Le terrible accident de Sierre suscite en Belgique une émotion considérable. Une cinquantaine de pères et de mères ne riront plus jamais et bien des grands parents n’auront plus de joie de vivre. La perte d’enfants est la pire blessure.

 

Fallait-il une fois de plus que les médias en rajoutent ? N’est-il pas indécent de voir ces journalistes harceler des parents, des témoins, des secouristes en leur posant des questions stupides ? À l’indicible, il n’y a pas de réponse.

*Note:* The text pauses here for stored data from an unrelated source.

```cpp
static int counter_grow(tbk_counter *c, uint64_t capacity) {
    uint64_t *d_new = nullptr;
    uint32_t nb = 0;
    TbkMz mz{0, 0, 0, 0};
    int rc = alloc_lines(c->k, capacity, c->load, &d_new, &nb, &mz, &c->peak_table_bytes);
    if (rc) return rc;
    hipError_t e = tbk_launch_count_rehash(c->d_lines, c->n_buckets, c->mz, d_new, nb, mz, c->d_failed, nullptr);
    int failed = 0;
    if (e == hipSuccess) e = hipMemcpy(&failed, c->d_failed, sizeof failed, hipMemcpyDeviceToHost);
    if (e != hipSuccess || failed) {
        (void)hipFree(d_new);
        return cfail(TBK_ERR_HIP, "counting table rebuild failed: %s", e != hipSuccess ? hipGetErrorString(e) : "new table full");
    }
    (void)hipFree(c->d_lines);
    c->d_lines = d_new; c->n_buckets = nb; c->mz = mz;
    return TBK_OK;
}

extern "C" void tbk_counter_destroy(tbk_counter *c) {
    if (!c) return;
    if (hipSetDevice(c->device) == hipSuccess) {
        (void)hipDeviceSynchronize();
        if (c->ev0) (void)hipEventDestroy(c->ev0);
        if (c->ev1) (void)hipEventDestroy(c->ev1);
        for (void *p : {(void *)c->d_lines, (void *)c->d_failed, (void *)c->d_used, (void *)c->d_raw, (void *)c->d_sep, (void *)c->d_off, (void *)c->d_hist})
            if (p) (void)hipFree(p);
        for (const tbk_counter::Segment &s : c->segments)
            if (s.d) (void)hipFree(s.d);
        for (const tbk_counter::ClassDb &d : c->db) {
            if (d.d_keys) (void)hipFree(d.d_keys);
            if (d.d_counts) (void)hipFree(d.d_counts);
        }
    }
    tbk_hpc_destroy(c->hpc);
    delete c;
}

static int count_stream(tbk_counter *c, const void *d_stream, uint64_t sep_total, int cls) {
    const uint64_t passes = tbk_probe_passes(sep_total);
    for (uint64_t p0 = 0; p0 < passes;) {
        uint64_t slots = (uint64_t)c->n_buckets * TBK_SLOTS_PER_BUCKET;
        constexpr uint64_t piece_cap = 1u << 19;
        static_assert(piece_cap <= TBK_COUNT_GRID_BLOCKS, "a piece of count_stream must fit the grid of one tbk_count_kernel launch");
        const uint64_t piece = std::min<uint64_t>(std::max<uint64_t>(32768, slots / 4 / 2048), piece_cap);
        const uint64_t np = std::min(piece, passes - p0), windows = np * 2048;
        if ((double)(c->used + windows) > 0.85 * (double)slots) {
            uint64_t want = (uint64_t)((double)slots * c->load) * 2;
            while ((double)(c->used + windows) > 0.85 * ((double)want / c->load)) want *= 2;
            const int rc = counter_grow(c, want);
            if (rc) return rc;
            slots = (uint64_t)c->n_buckets * TBK_SLOTS_PER_BUCKET;
        }
        if (c->since_clamp + windows >= ((uint64_t)1 << 31)) {
            CHIP(tbk_launch_count_clamp(c->d_lines, c->n_buckets, c->mz, nullptr));
            c->since_clamp = 0;
        }
        c->since_clamp += windows;
        if (!c->ev0) { CHIP(hipEventCreate(&c->ev0)); CHIP(hipEventCreate(&c->ev1)); }
        CHIP(hipEventRecord(c->ev0, nullptr));
        if (cls < 0)
            CHIP(tbk_launch_count((const uint8_t *)d_stream, sep_total, p0, np, c->k, c->d_lines, c->n_buckets, c->mz, c->d_failed, c->d_used, nullptr));
        else
            CHIP(tbk_launch_count_class((const uint64_t *)d_stream, sep_total / 16, p0, np, c->k, c->d_lines, c->n_buckets, c->mz, c->d_failed, c->d_used,
                                        (uint32_t)c->passes, (uint32_t)cls, nullptr));
        CHIP(hipEventRecord(c->ev1, nullptr));
        int failed = 0;
        unsigned long long used = 0;
        CHIP(hipMemcpy(&failed, c->d_failed, sizeof failed, hipMemcpyDeviceToHost));
        {
            float ms = 0;
            CHIP(hipEventElapsedTime(&ms, c->ev0, c->ev1));
            c->timed_ms += ms; c->timed_launches++; c->timed_windows += std::min<uint64_t>(windows, sep_total - p0 * 2048);
        }
        CHIP(hipMemcpy(&used, c->d_used, sizeof used, hipMemcpyDeviceToHost));
        c->used = used;
        if (failed) return cfail(TBK_ERR_NOMEM, "counting table is full (%llu slots, %llu taken)", (unsigned long long)slots, used);
        p0 += np;
    }
    return TBK_OK;
}

static int store_append(tbk_counter *c, uint64_t sep_total, uint64_t **d_words, uint64_t *n_words) {
    const uint64_t words = (sep_total + 15) / 16;
    if (c->store_limit && (c->store_words + words) * 8 > c->store_limit)
        return cfail(TBK_ERR_NOMEM, "the retained store would pass its limit of %llu bytes: %llu bases are retained in %llu bytes, the next batch needs %llu more",
                     (unsigned long long)c->store_limit, (unsigned long long)c->bases_added, (unsigned long long)(c->store_words * 8),
                     (unsigned long long)(words * 8));
    if (c->segments.empty() || c->segments.back().cap - c->segments.back().used < words) {
        uint64_t cap = std::max<uint64_t>(words, std::max<uint64_t>((uint64_t)1 << 17, c->store_words / 2));
        if (c->store_limit) cap = std::max<uint64_t>(words, std::min<uint64_t>(cap, c->store_limit / 8 - c->store_words));
        tbk_counter::Segment seg;
        const hipError_t e = hipMalloc((void **)&seg.d, cap * 8);
        if (e != hipSuccess) {
            (void)hipGetLastError();
            return cfail(e == hipErrorOutOfMemory ? TBK_ERR_NOMEM : TBK_ERR_HIP, "the retained store cannot grow by %llu bytes (%s): %llu bases are retained in %llu bytes",
                         (unsigned long long)(cap * 8), hipGetErrorString(e), (unsigned long long)c->bases_added, (unsigned long long)c->store_bytes);
        }
        seg.cap = cap;
        c->segments.push_back(seg);
        c->store_bytes += cap * 8;
    }
    tbk_counter::Segment &seg = c->segments.back();
    CHIP(tbk_launch_retain(c->d_sep, sep_total, seg.d + seg.used, words, nullptr));
    c->pieces.push_back({(uint32_t)(c->segments.size() - 1), seg.used, words});
    *d_words = seg.d + seg.used;
    *n_words = words;
    seg.used += words;
    c->store_words += words;
    return TBK_OK;
}

static int distil_class(tbk_counter *c) {
    CHIP(tbk_launch_count_histogram(c->d_lines, c->n_buckets, c->mz, c->d_hist, nullptr));
    unsigned long long h[256];
    CHIP(hipMemcpy(h, c->d_hist, sizeof h, hipMemcpyDeviceToHost));
    uint64_t keep = 0;
    for (int i = (int)c->floor(); i < 256; i++) keep += h[i] - c->hist[i];
    c->distinct_done += h[0] - c->hist[0];
    for (int i = 0; i < 256; i++) c->hist[i] = h[i];
    tbk_counter::ClassDb d;
    c->db.push_back(d);
    tbk_counter::ClassDb &db = c->db.back();
    if (keep) {
        CHIP(hipMalloc((void **)&db.d_keys, keep * sizeof(uint64_t)));
        CHIP(hipMalloc((void **)&db.d_counts, keep));
    }
    unsigned long long got = 0;
    CHIP(hipMemset(c->d_used, 0, sizeof got));
    CHIP(tbk_launch_count_distil(c->d_lines, c->n_buckets, c->mz, c->floor(), db.d_keys, db.d_counts, keep, c->d_used, nullptr));
    CHIP(hipMemcpy(&got, c->d_used, sizeof got, hipMemcpyDeviceToHost));
    CHIP(hipMemset(c->d_used, 0, sizeof got));
    if (got != keep) return cfail(TBK_ERR_HIP, "distilling a class: %llu k-mers to keep by the histogram, %llu in the table", (unsigned long long)keep, got);
    db.n = keep;
    c->database_bytes += keep * 9;
    c->used = 0;
    c->since_clamp = 0;
    return TBK_OK;
}

static int counter_finish(tbk_counter *c) {
    if (c->finished) return TBK_OK;
    if (c->broken) return cfail(TBK_ERR_INVALID, "the counter failed while it was being finished");
    if (c->passes == 1) { c->finished = true; return TBK_OK; }
    int rc = counter_device(c);
    if (rc) return rc;
    c->broken = true;
    rc = distil_class(c);
    for (int cls = 1; !rc && cls < c->passes; cls++) {
        for (size_t i = 0; !rc && i < c->pieces.size(); i++) {
            const tbk_counter::Piece &pc = c->pieces[i];
            rc = count_stream(c, c->segments[pc.segment].d + pc.first, pc.words * 16, cls);
        }
        if (!rc) rc = distil_class(c);
    }
    if (rc) return rc;
    for (tbk_counter::Segment &sg : c->segments) (void)hipFree(sg.d);
    c->segments.clear(); c->pieces.clear();
    c->store_bytes = 0; c->store_words = 0;
    for (void **p : {(void **)&c->d_lines, (void **)&c->d_raw, (void **)&c->d_sep, (void **)&c->d_off}) {
        if (*p) (void)hipFree(*p);
        *p = nullptr;
    }
    c->n_buckets = 0; c->cap_raw = 0; c->cap_sep = 0; c->cap_reads = 0;
    tbk_hpc_destroy(c->hpc);
    c->hpc = nullptr;
    c->broken = false;
    c->finished = true;
    return TBK_OK;
}

extern "C" int tbk_counter_finish(tbk_counter *c) {
    if (!c) return cfail(TBK_ERR_INVALID, "counter is NULL");
    return counter_finish(c);
}

static int counter_run(tbk_counter *c, const uint8_t *d_bases, const uint64_t *d_offsets, uint64_t n_reads, uint64_t total) {
    if (c->hpc) {
        void *d_cb = nullptr, *d_co = nullptr;
        const int rc = tbk_hpc_compress_device(c->hpc, d_bases, d_offsets, n_reads, total, 1, &d_cb, &d_co, &total);
        if (rc) return rc;
        d_bases = (const uint8_t *)d_cb;
        d_offsets = (const uint64_t *)d_co;
    }
    const size_t need_sep = (size_t)total + n_reads + 64;
    if (need_sep > c->cap_sep) {
        if (c->d_sep) CHIP(hipFree(c->d_sep));
        c->d_sep = nullptr; c->cap_sep = 0;
        CHIP(hipMalloc((void **)&c->d_sep, need_sep + need_sep / 8));
        c->cap_sep = need_sep + need_sep / 8;
    }
    CHIP(tbk_launch_separate(d_bases, d_offsets, n_reads, c->d_sep, nullptr));
    const uint64_t sep_total = total + n_reads;
    int rc;
    if (c->passes > 1) {
        uint64_t *d_words = nullptr, n_words = 0;
        rc = store_append(c, sep_total, &d_words, &n_words);
        if (!rc) rc = count_stream(c, d_words, n_words * 16, 0);
    } else {
        rc = count_stream(c, c->d_sep, sep_total, -1);
    }
    if (rc) return rc;
    c->bases_added += total;
    c->reads_added += n_reads;
    return TBK_OK;
}

extern "C" int tbk_check_offsets_(const uint64_t *offsets, uint64_t n_reads);

extern "C" int tbk_counter_add_batch(tbk_counter *c, const uint8_t *bases, const uint64_t *offsets, uint64_t n_reads) {
    if (!c || (n_reads && (!bases || !offsets))) return cfail(TBK_ERR_INVALID, "NULL argument");
    if (c->finished || c->broken) return cfail(TBK_ERR_INVALID, "the counter is finished: no more reads can be added");
    if (!n_reads) return TBK_OK;
    int rc = tbk_check_offsets_(offsets, n_reads);
    if (rc) return rc;
    rc = counter_device(c);
    if (rc) return rc;
    const uint64_t total = offsets[n_reads];
    if (total + 16 > c->cap_raw) {
        if (c->d_raw) CHIP(hipFree(c->d_raw));
        c->d_raw = nullptr; c->cap_raw = 0;
        CHIP(hipMalloc((void **)&c->d_raw, total + total / 8 + 64));
        c->cap_raw = total + total / 8 + 64;
    }
    if (n_reads + 1 > c->cap_reads) {
        if (c->d_off) CHIP(hipFree(c->d_off));
        c->d_off = nullptr; c->cap_reads = 0;
        CHIP(hipMalloc((void **)&c->d_off, (n_reads + n_reads / 8 + 2) * sizeof(uint64_t)));
        c->cap_reads = n_reads + n_reads / 8 + 2;
    }
    CHIP(hipMemcpy(c->d_raw, bases, total, hipMemcpyHostToDevice));
    CHIP(hipMemcpy(c->d_off, offsets, (n_reads + 1) * sizeof(uint64_t), hipMemcpyHostToDevice));
    return counter_run(c, c->d_raw, c->d_off, n_reads, total);
}

extern "C" int tbk_counter_add_device(tbk_counter *c, const void *d_bases, const void *d_offsets, uint64_t n_reads, uint64_t total_bases) {
    if (!c || (n_reads && (!d_bases || !d_offsets))) return cfail(TBK_ERR_INVALID, "NULL argument");
    if (c->finished || c->broken) return cfail(TBK_ERR_INVALID, "the counter is finished: no more reads can be added");
    if (!n_reads) return TBK_OK;
    int rc = counter_device(c);
    if (rc) return rc;
    return counter_run(c, (const uint8_t *)d_bases, (const uint64_t *)d_offsets, n_reads, total_bases);
}

extern "C" int tbk_counter_kernel_timing(tbk_counter *c, uint64_t *launches, uint64_t *window_starts, double *total_ms, int reset) {
    if (!c) return cfail(TBK_ERR_INVALID, "counter is NULL");
    if (launches) *launches = c->timed_launches;
    if (window_starts) *window_starts = c->timed_windows;
    if (total_ms) *total_ms = c->timed_ms;
    if (reset) { c->timed_launches = 0; c->timed_windows = 0; c->timed_ms = 0.0; }
    return TBK_OK;
}

// ... 1104 lines not shown
```

trio_binning_amd/csrc/tbk_count_kernels.hip:

```cpp
#include <hip/hip_runtime.h>
#include <rocprim/device/device_scan.hpp>
#include <stdint.h>

#include <type_traits>

#include "tbk_common.h"
#include "tbk_compact.h"
#include "tbk_device.h"


static uint32_t g_stream_blocks = 0, g_entry_blocks = 0;
extern "C" int tbk_count_set_grid_caps_(uint32_t stream_blocks, uint32_t entry_blocks) {
    g_stream_blocks = stream_blocks;
    g_entry_blocks = entry_blocks;
    return 0;
}
static inline unsigned stream_grid(uint64_t blocks) { return (unsigned)(g_stream_blocks && blocks > g_stream_blocks ? g_stream_blocks : blocks); }
static inline unsigned entry_grid(uint64_t blocks) { return (unsigned)(g_entry_blocks && blocks > g_entry_blocks ? g_entry_blocks : blocks); }

__global__ void __launch_bounds__(256)
tbk_separate_kernel(const uint8_t *__restrict__ bases, const uint64_t *__restrict__ offsets, uint64_t n_reads,
                    uint8_t *__restrict__ out) {
    const uint32_t lane = threadIdx.x & 63u;
    const uint64_t waves = (uint64_t)gridDim.x * (blockDim.x >> 6);
    for (uint64_t r = (uint64_t)blockIdx.x * (blockDim.x >> 6) + (threadIdx.x >> 6); r < n_reads; r += waves) {
        const uint64_t lo = offsets[r], hi = offsets[r + 1];
        uint8_t *dst = out + lo + r;
        for (uint64_t i = lo + lane; i < hi; i += 64) dst[i - lo] = bases[i] & 0xDFu;
        if (lane == 0) dst[hi - lo] = 'N';
    }
}

__global__ void __launch_bounds__(256)
tbk_retain_kernel(const uint8_t *__restrict__ sep, uint64_t total, uint64_t *__restrict__ store, uint64_t n_chunks) {
    for (uint64_t c = (uint64_t)blockIdx.x * blockDim.x + threadIdx.x; c < n_chunks; c += (uint64_t)gridDim.x * blockDim.x)
        store[c] = load_chunk(sep, c * 16, total);
}

struct TbkClassSel {
    uint32_t n_classes, cls;
};
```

Ils le savent bien, mais ils ne s’arrêtent jamais.

 

Est-ce l’événement qui mobilise les médias ou ceux-ci exploitent-ils cette tragédie pour se mettre eux-mêmes à l’avant de la scène de cette sinistre comédie humaine ? La dictature de l’audimat ne pousse-t-elle pas les chaînes de télé publiques comme privées à l’excès afin d’être « le premier » ? On imagine aisément les dirigeants de ces sociétés audiovisuelles se précipiter le lendemain sur les chiffres d’audience afin d’empocher les dividendes de l’émotion.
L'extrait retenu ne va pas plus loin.